Figure 6. Comparison of OL and SQL model performance. (A) As α₂/α₁ goes from 0 (SQL) to 1 (the OL₁), the peak of the performance shifts to the left, where the value of β is smaller and more reasonable. In this β range, performance peaks where α₂/α₁ is higher. The larger β is, the larger the behavioral variances. The performances were obtained by averaging performances across all task settings and different ranges of α₂/α₁. (B) This heat map shows that, by increasing α₂/α₁, performance increases. This simulation was performed using two different pairs of options [$\mathcal{N}$(10, 1), $\mathcal{N}$(7, 1)] with β = 0.1. μ and σ stand for the mean and standard deviation of the performance, respectively.
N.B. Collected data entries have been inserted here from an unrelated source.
struct Lookahead {
    double *L;
    int64_t ld, nblk;
    double *Dinv, *diagL;
    int *info_dev;
    hipStream_t s, s_pan, s_top;
    Profiler *prof;
    const std::function<int()> *after_fork;
    const std::function<int(int64_t, int64_t, bool)> *panel_final;
    std::vector<int64_t> Bs{0};
    int64_t P = 0;
    SoloToken token;
    bool concurrent = false;
    bool trap_on = false;
    static constexpr int64_t SQK_STATE = 1024, SQK_TAB = 256, SQK_GATE = 1008;
    static constexpr int SQK_EXTRA = 32;
    std::vector<char> sqk_use;
    double *sqk_buf = nullptr;
    std::vector<std::vector<int>> sqk_tabs;
    std::vector<int> sqk_tab_host;
    std::vector<TopPipe> tops;
    int *stall = nullptr, *stop_flag = nullptr, *placed = nullptr, *sig = nullptr;
    hipStream_t s_blk = nullptr;
    int nres = 0;
    bool reserved = false, released = false;
    bool blk_gone = false;
    int64_t G = 0;
    EmuFrame esy;
    bool sq_split_prev = false;
    Events events;
    hipEvent_t ev0 = nullptr, ev_blk = nullptr, ev_blk_gone = nullptr;
    std::vector<hipEvent_t> ev_pf, ev_next, ev_top, ev_tu, ev_first, ev_sqp;
    double host_t0 = 0.0;
    std::vector<double> host_marks;
    static double host_now() { return std::chrono::duration<double, std::micro>(std::chrono::steady_clock::now().time_since_epoch()).count(); }
    void mark() { if (debug_enabled()) host_marks.push_back(host_now() - host_t0); }
    ~Lookahead()
    {
        if (debug_enabled()) {
            fprintf(stderr, "[gpx] host enqueue marks, panel by panel (us): ");
            for (double m : host_marks) fprintf(stderr, "%.0f ", m);
            fprintf(stderr, "\n");
        }
        release_blockers();
        if (s_top) (void)hipStreamSynchronize(s_top);
        (void)hipStreamSynchronize(s_pan);
        if (s_blk) {
            (void)hipStreamSynchronize(s);
            (void)hipStreamSynchronize(s_blk);
            stream_release(s_blk, blocker_stream_prio());
        }
        (void)hipStreamSynchronize(s);
        events.clear();
        if (sqk_buf) dfree(sqk_buf);
        emu_free(esy);
    }
    int64_t bnd(int64_t p) const { return Bs[std::min<int64_t>(p, P)]; }
    int64_t far_blk(int64_t p) const { return G ? bnd((p / G + 1) * G) : nblk; }
    bool boundary(int64_t p) const { return G && (p + 1) % G == 0 && p + 1 < P; }
    int64_t bulk_tiles(int64_t p) const
    {
        const int64_t nrem = nblk - bnd(p + 2), wt = std::max<int64_t>(0, std::min(nrem, far_blk(p) - bnd(p + 2)));
        return nrem <= 0 ? 0 : wt * (wt + 1) / 2 + (nrem - wt) * wt;
    }
    int64_t beside_tiles(int64_t pp) const
    {
        if (pp == 0 || boundary(pp - 1)) return 0;
        return (nblk - bnd(pp + 1)) * (bnd(pp + 1) - bnd(pp)) + bulk_tiles(pp - 1);
    }
    int hook(int64_t p, int64_t slack, bool last) const { return panel_final ? (*panel_final)(p, slack, last) : 0; }
    bool piped(int64_t q) const { return s_top && bnd(q + 1) < nblk; }
    bool use_sqk(int64_t pp) const { return pp >= 0 && pp < P && sqk_use[(size_t)pp]; }
    int *sqk_state(int64_t pp) const { return reinterpret_cast<int *>(sqk_buf) + pp * SQK_STATE; }
    int *sqk_tab(int64_t pp) const { return reinterpret_cast<int *>(sqk_buf) + P * SQK_STATE + pp * SQK_TAB; }
    int *sqk_gate(int64_t pp) const { return sqk_state(pp) + SQK_GATE; }
    int64_t sqk_below(int64_t pp) const { return s_top ? bnd(pp + 2) - bnd(pp + 1) : 0; }
    bool top_late(int64_t p) const { return piped(p) && use_sqk(p) && sqk_below(p) == bnd(p + 2) - bnd(p + 1) && bnd(p + 2) > bnd(p + 1); }
    bool q_on_chain(int64_t p) const { return sq_split_prev && piped(p); }
    int setup()
    {
        while (Bs.back() < nblk) Bs.push_back(std::min<int64_t>(nblk, Bs.back() + CHOL_NBP));
        P = (int64_t)Bs.size() - 1;
        stall = info_dev + 1;
        stop_flag = info_dev + 2;
        placed = info_dev + 3;
        sig = info_dev + 4;
        concurrent = token.solo && streams_run_concurrently(s_pan, s) && (!s_top || streams_run_concurrently(s_top, s));
        trap_on = trap_enabled() && concurrent;
        G = fit_emu_group(nblk);
        if (G) {
            esy.reserve(emu_syrk_plan((nblk - bnd(G)) * TILE, (int64_t)CHOL_PANEL_COLS * G));
            if (emu_alloc(esy, nullptr)) G = 0;
        }
        sqk_use.assign((size_t)P, 0);
        for (int64_t pp = 0; concurrent && pp < P; ++pp)
            sqk_use[(size_t)pp] = square_launch_wanted(bnd(pp), beside_tiles(pp), 1, true);
        sqk_tabs.resize((size_t)P);
        tops.resize((size_t)P + 1);
        if (std::count(sqk_use.begin(), sqk_use.end(), 1)) GPX_TRY(dalloc(&sqk_buf, (P * SQK_STATE + P * SQK_TAB) / 2 + 2));
        for (std::vector<hipEvent_t> *v : {&ev_pf, &ev_next, &ev_top, &ev_tu, &ev_first, &ev_sqp}) v->resize((size_t)P + 1);
        GPX_TRY(events.make(&ev0));
        for (int64_t p = 0; p < P; ++p)
            for (hipEvent_t *e : {&ev_pf[p], &ev_next[p], &ev_top[p], &ev_tu[p], &ev_first[p], &ev_sqp[p]}) GPX_TRY(events.make(e));
        GPX_TRY(events.make(&ev_top[P]));
        nres = concurrent ? reserve_cus() : 0;
        s_blk = nres ? stream_acquire(blocker_stream_prio()) : nullptr;
        if (s_blk && !blockers_may_wait_on(s_blk, s, s_pan, s_top)) {
            stream_release(s_blk, blocker_stream_prio());
            s_blk = nullptr;
        }
        if (s_blk) GPX_TRY(events.make(&ev_blk));
        if (s_blk && G) GPX_TRY(events.make(&ev_blk_gone));
        host_t0 = debug_enabled() ? host_now() : 0.0;
        return 0;
    }
    int sqk_launch(int64_t pp, int64_t Ba, int64_t Bb)
    {
        const int64_t below = sqk_below(pp);
        return launch_chol_dataflow(L, ld, Bb + below, Ba, Dinv, diagL, info_dev, sqk_state(pp), sqk_tabs[(size_t)pp], wait_limit_ticks(), s_pan,
                                    std::min<int>(sqk_workers(), (int)(4 * (Bb - Ba - 1) + 4)), 1, sqk_tab(pp), (int)(Bb - Ba),
                                    below > 0 ? SQK_EXTRA : 0, sqk_gate(pp));
    }
    void sqk_open_gate(int64_t pp, hipStream_t on)
    {
        if (use_sqk(pp) && sqk_below(pp) > 0) hipLaunchKernelGGL(set_flag_kernel, dim3(1), dim3(1), 0, on, sqk_gate(pp), 1);
    }
    void follow_square(int64_t q) { tops[(size_t)q].follow_square(sqk_state(q), bnd(q + 1) - bnd(q), sqk_below(q)); }
    void release_blockers()
    {
        if (!reserved || released) return;
        hipLaunchKernelGGL(set_flag_kernel, dim3(1), dim3(1), 0, s, stop_flag, 1);
        released = true;
    }
    int drop_reservation()
    {
        if (!reserved) return 0;
        release_blockers();
        GPX_HIP(hipEventRecord(ev_blk_gone, s_blk));
        reserved = released = false;
        blk_gone = true;
        return 0;
    }
    int reserve_now(int64_t p)
    {
        const int64_t nrem = nblk - bnd(p + 2);
        if (!s_blk || reserved || nrem <= 0 || bulk_tiles(p) >= reserve_below_tiles() || (sqk_from() < 0 && use_sqk(p + 1))) return 0;
        if (blk_gone) GPX_HIP(hipStreamWaitEvent(s, ev_blk_gone, 0));
        blk_gone = false;
        GPX_HIP(hipMemsetAsync(stop_flag, 0, 2 * sizeof(int), s));
        GPX_HIP(hipEventRecord(ev_blk, s));
        GPX_HIP(hipStreamWaitEvent(s_blk, ev_blk, 0));
        const double expect_s = (double)(nblk * TILE) * (double)(nblk * TILE) * (double)(nblk * TILE) / 3.0 / 20e12;
        const unsigned long long limit = (unsigned long long)((0.05 + 4.0 * expect_s) * 1e8);
        hipLaunchKernelGGL(cu_blocker_kernel, dim3((unsigned)nres), dim3(256), 0, s_blk, (const int *)stop_flag, placed, limit);
        hipLaunchKernelGGL(wait_placed_kernel, dim3(1), dim3(1), 0, s, (const int *)placed, nres, 20000ull);
        GPX_HIP(hipGetLastError());
        reserved = true;
        return 0;
    }
    int prepare()
    {
        if (trap_on) GPX_HIP(hipMemsetAsync(sig, 0, sizeof(int) * (size_t)(P * CHOL_NBP), s));
        if (sqk_buf) {
            sqk_tab_host.assign((size_t)(P * SQK_TAB), 0);
            for (int64_t pp = 0; pp < P; ++pp) {
                const int rows = (int)(bnd(pp + 1) - bnd(pp)), nbr = rows + (int)sqk_below(pp);
                if (use_sqk(pp) && (chol_dataflow_state_ints(nbr) > SQK_GATE || chol_dataflow_fill_tables(nbr, rows, sqk_tab_host.data() + pp * SQK_TAB, (int)SQK_TAB) < 0)) {
                    gpx_set_error("chol_factor: square launch of %d + %d block rows does not fit its state / table slot", rows, nbr - rows);
                    return GPX_ERR_STATE;
                }
            }
            GPX_HIP(hipMemsetAsync(sqk_buf, 0, sizeof(int) * (size_t)(P * SQK_STATE), s));
            GPX_HIP(hipMemcpyAsync(sqk_tab(0), sqk_tab_host.data(), sizeof(int) * sqk_tab_host.size(), hipMemcpyHostToDevice, s));
        }
        sqk_open_gate(0, s);
        GPX_HIP(hipEventRecord(ev0, s));
        GPX_HIP(hipStreamWaitEvent(s_pan, ev0, 0));
        for (int64_t q = 0; q < P; ++q) {
            tops[q].stream = piped(q) ? s_top : nullptr;
            tops[q].r0 = bnd(q + 1) + (use_sqk(q) ? sqk_below(q) : 0);
            tops[q].r1 = nblk;
            tops[q].events = &events;
        }
        if (piped(0)) GPX_HIP(hipStreamWaitEvent(s_top, ev0, 0));
        return 0;
    }
    int first_panel()
    {
        if (use_sqk(0)) {
            GPX_TRY(sqk_launch(0, 0, bnd(1)));
            follow_square(0);
            if (after_fork) GPX_TRY((*after_fork)());
            if (tops[0].stream && tops[0].r1 > tops[0].r0)
                for (int64_t j = 0; j < bnd(1); ++j) GPX_TRY(top_column(L, ld, 0, j, Dinv, &tops[0], prof));
        } else {
            GPX_TRY(chol_square_steps(L, ld, 0, bnd(1), 0, 1, Dinv, diagL, info_dev, s_pan, prof, &tops[0], 0));
            if (after_fork) GPX_TRY((*after_fork)());
            GPX_TRY(chol_square_steps(L, ld, 0, bnd(1), 1, bnd(1), Dinv, diagL, info_dev, s_pan, prof, &tops[0], 2));
        }
        if (piped(0)) GPX_HIP(hipEventRecord(ev_top[0], s_top));
        GPX_HIP(hipEventRecord(ev_pf[0], s_pan));
        return 0;
    }
    int square_update(int64_t p)
    {
        const int64_t B0 = bnd(p), B1 = bnd(p + 1), B2 = bnd(p + 2);
        const bool late = top_late(p), on_chain = q_on_chain(p);
        if (piped(p) && !late) GPX_HIP(hipStreamWaitEvent(s, ev_top[p], 0));
        else if (!piped(p)) GPX_TRY(trsm_right_lt(L + (B1 * TILE) * ld, ld, (nblk - B1) * TILE, L, ld, Dinv, B0, B1, s, prof));
        const double *Ptop = L + (B1 * TILE) * ld + B0 * TILE;
        if (on_chain) {
            GPX_HIP(hipStreamWaitEvent(s_pan, ev_sqp[p - 1], 0));
            if (!late) GPX_HIP(hipStreamWaitEvent(s_pan, ev_top[p], 0));
        }
        GPX_TRY(launch_gemm_nt(Ptop, ld, Ptop, ld, L + (B1 * TILE) * ld + B1 * TILE, ld, (B2 - B1) * TILE, (B2 - B1) * TILE, (B1 - B0) * TILE,
                               -1.0, 1.0, 1, on_chain ? s_pan : s, prof));
        if (!on_chain) GPX_HIP(hipEventRecord(ev_next[p], s));
        if (sqk_from() < 0 && use_sqk(p + 1)) release_blockers();
        return 0;
    }
    int start_chain(int64_t q)
    {
        const int64_t p = q - 1, B1 = bnd(q), B2 = bnd(q + 1);
        if (!q_on_chain(p)) GPX_HIP(hipStreamWaitEvent(s_pan, ev_next[p], 0));
        if (use_sqk(q)) return sqk_launch(q, B1, B2);
        GPX_TRY(chol_square_steps(L, ld, B1, B2, B1, B1 + 1, Dinv, diagL, info_dev, s_pan, prof, nullptr, (reserved || B2 >= nblk) ? 1 : 0));
        if (piped(q)) GPX_HIP(hipEventRecord(ev_first[p], s_pan));
        return 0;
    }
    int trailing_update(int64_t p)
    {
        const int64_t B0 = bnd(p), B1 = bnd(p + 1), B2 = bnd(p + 2), B3 = bnd(p + 3), K = (B1 - B0) * TILE, nrem = nblk - B2;
        if (top_late(p)) GPX_HIP(hipStreamWaitEvent(s, ev_top[p], 0));
        sq_split_prev = false;
        if (nrem <= 0) return 0;
        const double *Ptop = L + (B1 * TILE) * ld + B0 * TILE;
        const double *Pr = L + (B2 * TILE) * ld + B0 * TILE;
        int merged = GPX_ERR_STATE;
        constexpr long trap_min = 1024;
        const int64_t fc = std::min(nblk, std::max(B2, far_blk(p))), wt = fc - B2;
        if (trap_on && bulk_tiles(p) >= trap_min && B2 - B1 == CHOL_NBP)
            merged = launch_syrk_trap_signal(Pr, ld, Ptop, ld, L + (B2 * TILE) * ld + B1 * TILE, ld, nrem * TILE, (B2 - B1) * TILE, K, -1.0, 1.0,
                                             sig + p * CHOL_NBP, s, prof, wt * TILE);
        if (merged != 0 && merged != GPX_ERR_STATE) return merged;
        if (merged != 0)
            GPX_TRY(launch_gemm_nt(Pr, ld, Ptop, ld, L + (B2 * TILE) * ld + B1 * TILE, ld, nrem * TILE, (B2 - B1) * TILE,
                                   K, -1.0, 1.0, 0, s, prof, 0, 0, (use_sqk(p + 1) && p + 1 > 0) ? 1 : 0));
        sqk_open_gate(p + 1, s);
        if (piped(p + 1)) {
            TopPipe &top = tops[(size_t)p + 1];
            if (merged == 0) {
                top.colsig = sig + p * CHOL_NBP;
                top.colwant = (int)nrem;
                top.stall = stall;
            } else {
                GPX_HIP(hipEventRecord(ev_tu[p], s));
                GPX_HIP(hipStreamWaitEvent(s_top, ev_tu[p], 0));
            }
            if (use_sqk(p + 1)) follow_square(p + 1);
            else GPX_HIP(hipStreamWaitEvent(s_top, ev_first[p], 0));
            GPX_TRY(top_column(L, ld, B1, B1, Dinv, &top, prof));
        }
        if (merged != 0 && wt < nrem) {
            if (wt > 0) {
                GPX_TRY(launch_gemm_nt(Pr, ld, Pr, ld, L + (B2 * TILE) * ld + B2 * TILE, ld, (B3 - B2) * TILE, (B3 - B2) * TILE, K, -1.0, 1.0, 1, s, prof));
                GPX_HIP(hipEventRecord(ev_sqp[p], s));
                sq_split_prev = true;
                if (B3 < fc)
                    GPX_TRY(launch_gemm_nt(Pr + ((B3 - B2) * TILE) * ld, ld, Pr, ld, L + (B3 * TILE) * ld + B2 * TILE, ld, (fc - B3) * TILE, wt * TILE, K,
                                           -1.0, 1.0, 1, s, prof));
                GPX_TRY(launch_gemm_nt(Pr + (wt * TILE) * ld, ld, Pr, ld, L + (fc * TILE) * ld + B2 * TILE, ld, (nblk - fc) * TILE, wt * TILE, K, -1.0, 1.0, 0,
                                       s, prof));
            }
        } else if (merged != 0 && p + 2 < P && B3 > B2) {
            GPX_TRY(launch_gemm_nt(Pr, ld, Pr, ld, L + (B2 * TILE) * ld + B2 * TILE, ld, (B3 - B2) * TILE, (B3 - B2) * TILE, K, -1.0, 1.0, 1, s, prof));
            GPX_HIP(hipEventRecord(ev_sqp[p], s));
            sq_split_prev = true;
            if (B3 < nblk)
                GPX_TRY(launch_gemm_nt(Pr + ((B3 - B2) * TILE) * ld, ld, Pr, ld, L + (B3 * TILE) * ld + B2 * TILE, ld, (nblk - B3) * TILE,
                                       nrem * TILE, K, -1.0, 1.0, 1, s, prof));
        } else if (merged != 0)
            GPX_TRY(launch_gemm_nt(Pr, ld, Pr, ld, L + (B2 * TILE) * ld + B2 * TILE, ld, nrem * TILE, nrem * TILE, K, -1.0, 1.0, 1, s, prof));
        if (B3 >= nblk) release_blockers();
        return 0;
    }
    int group_boundary(int64_t p)
    {
        const int64_t g0 = bnd(p + 1 - G), B1 = bnd(p + 1), rows = (nblk - B1) * TILE, K = (B1 - g0) * TILE;
        if (piped(p)) GPX_HIP(hipStreamWaitEvent(s, ev_top[p], 0));
        else GPX_TRY(trsm_right_lt(L + (B1 * TILE) * ld, ld, (nblk - B1) * TILE, L, ld, Dinv, bnd(p), B1, s, prof));
        GPX_TRY(drop_reservation());
        sq_split_prev = false;
        double *C = L + (B1 * TILE) * ld + B1 * TILE;
        esy.use(emu_syrk_plan(rows, K));
        GPX_TRY(emu_syrk_split(esy, L + (B1 * TILE) * ld + g0 * TILE, ld, rows, s));
        GPX_TRY(emu_syrk_panel(esy, 0, C, ld, rows, s, prof, TILE));
        GPX_HIP(hipEventRecord(ev_next[p], s));
        GPX_TRY(start_chain(p + 1));
        sqk_open_gate(p + 1, s);
        if (piped(p + 1)) {
            GPX_HIP(hipEventRecord(ev_tu[p], s));
            GPX_HIP(hipStreamWaitEvent(s_top, ev_tu[p], 0));
            if (use_sqk(p + 1)) follow_square(p + 1);
            else GPX_HIP(hipStreamWaitEvent(s_top, ev_first[p], 0));
            GPX_TRY(top_column(L, ld, B1, B1, Dinv, &tops[(size_t)p + 1], prof));
        }
        for (int64_t q = 1; q * CHOL_PANEL_COLS < rows; ++q) GPX_TRY(emu_syrk_panel(esy, q, C, ld, rows, s, prof, TILE));
        return 0;
    }
    int finish_chain(int64_t q)
    {
        const int64_t B1 = bnd(q), B2 = bnd(q + 1);
        const TopPipe &top = tops[(size_t)q];
        if (!use_sqk(q))
            GPX_TRY(chol_square_steps(L, ld, B1, B2, B1 + 1, B2, Dinv, diagL, info_dev, s_pan, prof, &top, (reserved || bnd(q + 2) >= nblk) ? 2 : 0));
        else if (top.stream && top.r1 > top.r0)
            for (int64_t j = B1 + 1; j < B2; ++j) GPX_TRY(top_column(L, ld, B1, j, Dinv, &top, prof));
        if (piped(q)) GPX_HIP(hipEventRecord(ev_top[q], s_top));
        GPX_HIP(hipEventRecord(ev_pf[q], s_pan));
        return 0;
    }
};
}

2.6.4. Extending the OL Model

Several studies have shown that, in the Complete feedback version of the task, in the presence of counterfactual outcomes, the quantity encoded by dopamine is not the simple prediction error alone, but rather a combination of the simple prediction error and the counterfactual prediction error (i.e., the prediction error of the outcome difference; Kishida et al., 2016). Furthermore, some studies have shown that by incorporating the outcome difference into the learning procedure, the model can better account for the behavioral (Bavard et al., 2018) and physiological (Coricelli et al., 2007) data. To this end, we replaced the reward term with a hybrid combination of the absolute reward (r_FC) and the relative reward (r_FC − r_CF, the outcome difference; Figure 4B). Recall that the outcome difference played a significant role in the participants' switching behavior in the Complete feedback version (see Section 2.5). The updating equations of the extended OL model are exactly the same as those in the original OL model, but the prediction error is defined as follows:

${\delta }_{ch}=r_{hyb}-Q_{ch}$

$r_{hyb}=w{r}_{abs}+(1-w)r_{rlt}$

$r_{abs}=r_{FC},r_{rlt}=r_{FC}-r_{CF}$

where w is the weight of the absolute strategy.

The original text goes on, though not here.